Lewis Hamilton has had more success around the 5.4 km track than any other driver.
SHANGHAI - Ferrari's straight-line speed is a major concern but Lewis Hamilton is also wary of Red Bull as the Formula One champion eyes a sixth Chinese Grand Prix win on Sunday.
Australian Daniel Ricciardo won for Red Bull in Shanghai last year, from sixth on the starting grid, and while that team has switched from Renault to Honda power they remain competitive.
Ricciardo has moved on to Renault, but Max Verstappen was third in the season-opener in Australia and fourth in Bahrain two weeks ago.
"You definitely can’t count them out," Hamilton told reporters on Thursday at a cold and overcast Shanghai circuit.
"They’ve had a bit of a slower start but I think if you look at last year for example, they won the race here and they particularly finished strong.

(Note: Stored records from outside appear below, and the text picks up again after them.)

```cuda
DEV void check_one(const DevState& s, const DevGrid& g, int crash_mode, double rebounce, uint32_t k, int64_t li, uint32_t word, const int32_t* first4) {
  const uint32_t cnt  = word & ~(NL_LIVE | NL_CROWDED);
  const bool     live = (word & NL_LIVE) || g.ctl->n_passes <= g.ctl->write_all_until;
  PairAcc acc;
  if (word & NL_CROWDED) {
    check_crowded(s, g, crash_mode, rebounce, li + s.shard_begin, uint32_t(first4[0]), acc);
  } else if (cnt) {
    const int64_t gi = li + s.shard_begin;
    const double* qp = s.gpos + 3 * gi;
    const double  qx = qp[0], qy = qp[1], qz = qp[2];
    uint32_t      hits = 0;
    for (uint32_t base = 0; base < cnt; base += 4) {
      int32_t gj[4];
      double  r[4][3];
#pragma unroll
      for (int u = 0; u < 4; u++) gj[u] = base + u < cnt ? (base == 0 ? first4[u] : g.act_items[int64_t(base + u) * g.nl_ld + k]) : -1;
#pragma unroll
      for (int u = 0; u < 4; u++) load_pos(s, int64_t(max(gj[u], 0)), r[u][0], r[u][1], r[u][2]);
#pragma unroll
      for (int u = 0; u < 4; u++)
        if (gj[u] >= 0 && nf_dist2(qx, qy, qz, r[u][0], r[u][1], r[u][2]) < 3.0) hits |= 1u << (base + u);
    }
    if (hits) {
      const Geom Gi      = load_geom(s, gi);
      auto       process = [&](uint32_t c) {
        const int64_t gj = g.act_items[int64_t(c) * g.nl_ld + k];
        double        rx, ry, rz;
        load_pos(s, gj, rx, ry, rz);
        process_pair(s, g, crash_mode, rebounce, gi, qx, qy, qz, Gi, gj, rx, ry, rz, acc);
      };
      if (__popc(hits) <= 2) {
        while (hits) {
          process(uint32_t(__ffs(int(hits)) - 1));
          hits &= hits - 1;
        }
      } else {
        int64_t last = -1;
        while (hits) {
          int64_t  best = INT64_MAX;
          uint32_t bc   = 0;
          for (uint32_t m = hits; m; m &= m - 1) {
            const uint32_t c  = uint32_t(__ffs(int(m)) - 1);
            const int64_t  gj = g.act_items[int64_t(c) * g.nl_ld + k];
            if (gj > last && gj < best) best = gj, bc = c;
          }
          if (best == INT64_MAX) break;
          process(bc);
          last = best;
          hits &= ~(1u << bc);
        }
      }
    }
  }
  const bool nz = nonzero(acc);
  if (live || nz) store_result(s, li, acc);
  else if (acc.crashed_me) s.flags[slot_of(s, li)] |= FLAG_CRASHED;
  if (nz != bool(word & NL_LIVE)) {
    const uint32_t nw = (word & ~NL_LIVE) | (nz ? NL_LIVE : 0u);
    g.nl_count[li]    = nw;
    g.nl_active[k].y  = nw;
  }
}

#ifndef MRSB_CHECK_THREADS
#define MRSB_CHECK_THREADS 256
#define MRSB_CHECK_MINB 4
#endif
__global__ void __launch_bounds__(MRSB_CHECK_THREADS, MRSB_CHECK_MINB) check_kernel(DevState s, DevGrid g, int crash_mode, double rebounce, int skip_if_rebuild) {
  if (skip_if_rebuild && g.ctl->rebuild) return;
  if (blockIdx.x == 0 && threadIdx.x == 0) stamp(g, 4, now_ns());
  const uint32_t n_active = g.ctl->n_active;
  for (uint32_t k = blockIdx.x * blockDim.x + threadIdx.x; k < n_active; k += gridDim.x * blockDim.x) {
    const uint2 e = g.nl_active[k];
    int32_t     first4[4];
#pragma unroll
    for (int u = 0; u < 4; u++) first4[u] = g.act_items[int64_t(u) * g.nl_ld + k];
    check_one(s, g, crash_mode, rebounce, k, int64_t(e.x), e.y, first4);
  }
}

__global__ void __launch_bounds__(32) decide_kernel(NlCtl* __restrict__ c, unsigned long long* __restrict__ pair_counter, double skin, int always,
                                                    cudaGraphConditionalHandle handle, int has_handle, P2PCtl p, unsigned long long* tl) {
  const uint32_t full = 0xffffffffu;
  const int      lane = threadIdx.x;
  unsigned long long* row = tl ? tl + (c->n_passes % MRSB_TL_TICKS) * 8 : nullptr;
  if (row && lane == 0) row[0] = now_ns();
  uint32_t                 bits  = c->disp_max_bits;
  const double             D_old = c->D_total;
  const uint32_t           force = c->force, valid = c->valid;
  const unsigned long long n_rebuilds = c->n_rebuilds, n_passes = c->n_passes;
  if (p.n_ranks > 1) {
    const unsigned long long epoch = c->epoch + 1ull;
    const int                slot  = int(epoch & 1ull);
    const bool               peer  = lane < p.n_ranks && lane != p.rank;
    volatile unsigned long long* theirs = peer ? p.peer_flags[lane] : nullptr;
    if (peer) theirs[p.n_ranks + 2 * p.rank + slot] = (unsigned long long)(always ? 0xFFFFFFFFu : bits);
    __threadfence_system();
    if (peer) theirs[p.rank] = epoch;
    if (row && lane == 0) row[1] = now_ns();
    uint32_t got = 0u;
    if (peer) {
      volatile const unsigned long long* mine = p.flags;
      const long long                    t0   = clock64();
      bool                               ok   = true;
      while (mine[lane] < epoch) {
        if (clock64() - t0 > p.budget) {
          *p.status = 1;
          ok        = false;
          break;
        }
// ... 224 lines not shown
```

mrs_multirotor_simulator_b200/csrc/internal.h:

```cpp
#pragma once
#include <cuda_runtime.h>
#include <stdint.h>

#include "../../include/mrsb.h"

#define MRSB_NM MRSB_MAX_MOTORS
#define MRSB_TILE 128

static __host__ __device__ __forceinline__ int64_t tix(int rows, int row, int64_t i) {
  return ((i >> 7) * rows + row) * MRSB_TILE + (i & (MRSB_TILE - 1));
}
#define ST_ROWS 18
#define VPREV_ROWS 3
#define F3_ROWS 3

#define FLAG_CRASHED 1u
#define FLAG_TAKEOFF 2u
#define FLAG_VPREV 4u
#define FLAG_HAD_INPUT 256u
#define FLAG_FF_VEL_HDG_RATE 16u
#define FLAG_FF_VEL_HDG 32u
#define FLAG_FF_ACC_HDG_RATE 64u
#define FLAG_FF_ACC_HDG 128u

// ... 58 lines not shown
#define STEP_OPT_IMU 1u
#define STEP_OPT_GPOS 2u
#define STEP_OPT_NEED_INPUT 4u

#define MRSB_MAX_RANKS 16
struct PeerView {
  int32_t         n_ranks, rank;
  int64_t         begin[MRSB_MAX_RANKS + 1];
  const double*   pos[MRSB_MAX_RANKS];
  const uint32_t* box[MRSB_MAX_RANKS];
  const double*   geom[MRSB_MAX_RANKS];
};

struct P2PCtl {
  unsigned long long* const* peer_flags;
  unsigned long long*        flags;
  int32_t                    n_ranks, rank;
  int*                       status;
  long long                  budget;
};

#define MRSB_NL_CAP 8
#define MRSB_TL_TICKS 4096
struct NlCtl {
  uint32_t disp_max_bits;
  uint32_t force;
  uint32_t valid;
  uint32_t n_active;
  uint32_t n_crowded;
  uint32_t rebuild;
  double   D_total;
  unsigned long long n_rebuilds, n_passes, epoch ;
  unsigned long long write_all_until;
};

struct DevGrid {
  uint32_t  n_buckets;
  uint32_t  bits;
  double    inv_cell;
  double    reach;
  double    list_r2;
  double    skin;
  uint32_t* nl_count;
  int32_t*  nl_items;
  int64_t   nl_ld;
  uint2*    nl_active;
  int32_t*  act_items;
  NlCtl*    ctl;
  uint32_t* bucket;
  uint32_t* rank;
  uint32_t* count;
  uint32_t* begin;
  double4*  rec;
  unsigned long long* aabb;
  unsigned long long* scan_state;
  int32_t   scan_tiles;
  double4*  halo_rec;
  uint32_t* halo_bucket, *halo_rank;
  uint32_t* halo_n;
  uint32_t* halo_work;
  uint32_t* halo_work_n;
  int64_t   halo_cap;
  unsigned long long* tl;
  int32_t*  pairs;
  int64_t   pair_cap;
  unsigned long long* counters;
// ... 44 lines not shown
```

Before: 6.356 billion.

## Store per-UAV clearance in neighbour lists and skip far-apart entries in check

While building neighbour lists, the kernel records a quantised minimum neighbour distance in spare bits of each count word. The check pass uses it to skip non-live, non-crowded entries whose clearance still exceeds the contact cutoff plus accumulated displacement. Entries that still need a visit are compacted in shared memory so warps stay busy on real work. The cost is extra shared memory, block syncs, and a cutoff computed on the host from arm and prop sizes, with a correctness risk if the bound is wrong.

```diff
diff --git a/mrs_multirotor_simulator_b200/csrc/api.cu b/mrs_multirotor_simulator_b200/csrc/api.cu
--- a/mrs_multirotor_simulator_b200/csrc/api.cu
+++ b/mrs_multirotor_simulator_b200/csrc/api.cu
@@ -7,6 +7,7 @@
 #include <cstdio>
 #include <cstring>
 #include <functional>
+#include <limits>
 #include <map>
 #include <memory>
 #include <string>
@@ -240,6 +241,7 @@
   int      rebuild_own         = 0;
   int64_t  list_passes         = 0;
   int64_t  rebuilds_counted    = 0;
+  bool     contact_cut_off     = false;
   Mem<uint32_t, true> h_one;
   Mem<unsigned long long, true> h_until;
 
@@ -329,6 +331,21 @@
   return MRSB_OK;
 }
 
+static int update_contact_cut(mrsb_sim* h) {
+  if (!h->grid.ctl) return MRSB_OK;
+  double c = 3.0, reach = 0.0;
+  for (const ParamSet& set : h->sets) {
+    const double a = set.mp.arm_length, p = set.mp.prop_radius;
+    if (!(a >= 0.0 && p >= 0.0 && a + p < 1e300)) reach = 1e300;
+    reach = std::max(reach, a + p);
+  }
+  if (h->ds.n_global == h->ds.n) c = std::min(c, 2.0 * reach * (1.0 + 1e-6));
+  if (h->contact_cut_off) c = std::numeric_limits<double>::infinity();
+  CU(cudaMemcpyAsync(&h->grid.ctl->c_cut, &c, sizeof(double), cudaMemcpyHostToDevice, h->stream));
+  CU(cudaStreamSynchronize(h->stream));
+  return MRSB_OK;
+}
+
 static int flush_params(mrsb_sim* h) {
   if (!h->params_dirty) return MRSB_OK;
   int rc = collect_param_sets(h);
@@ -367,7 +384,7 @@
     if (b.pset >= 0) b.params = host[size_t(b.pset)];
   }
   h->params_dirty = false;
-  return MRSB_OK;
+  return update_contact_cut(h);
 }
 
 static int ensure_filt(mrsb_sim* h, double dt) {
@@ -566,7 +583,7 @@
   return MRSB_OK;
 }
 
-static void set_collision_geometry(mrsb_sim* h, bool lists) {
+static int set_collision_geometry(mrsb_sim* h, bool lists) {
   DevGrid& g  = h->grid;
   h->lists_on = lists;
   double cell = lists ? 6.0 : 4.0;
@@ -578,6 +595,7 @@
   g.skin     = (r_list - 1.7320508075688775) * (1.0 - 1e-6);
   h->ds.disp_max       = lists ? &g.ctl->disp_max_bits : nullptr;
   h->positions_touched = true;
+  return update_contact_cut(h);
 }
 
 static void make_local_view(mrsb_sim* h) {
@@ -693,7 +711,8 @@
   h->ds.geom = h->d_geom[1];
   h->n_launches += launch_publish_positions(h->ds, h->stream);
   h->wrote_since_pass = true;
-  set_collision_geometry(h, h->grid.nl_count != nullptr);
+  rc = set_collision_geometry(h, h->grid.nl_count != nullptr);
+  if (rc) return rc;
   CU(cudaStreamSynchronize(h->stream));
   return MRSB_OK;
 }
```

"I anticipate it could be something similar."
Hamilton has had more success around the 5.4 km track than any other driver and champions Mercedes have enjoyed one-two finishes against the odds in the first two races of the season.
While the 34-year-old would usually arrive as favourite for the win, especially in the V6 turbo-hybrid era with Mercedes having won all but one race in China since 2014, all bets are off this year.
"It’s only the third race," said the five-times world champion.
"Obviously we didn’t expect the performance we had at the first race, we didn’t expect to see what we saw at the second race. I don’t really know at the moment."
Pre-season favourites Ferrari were surprisingly off the pace at Melbourne’s Albert Park.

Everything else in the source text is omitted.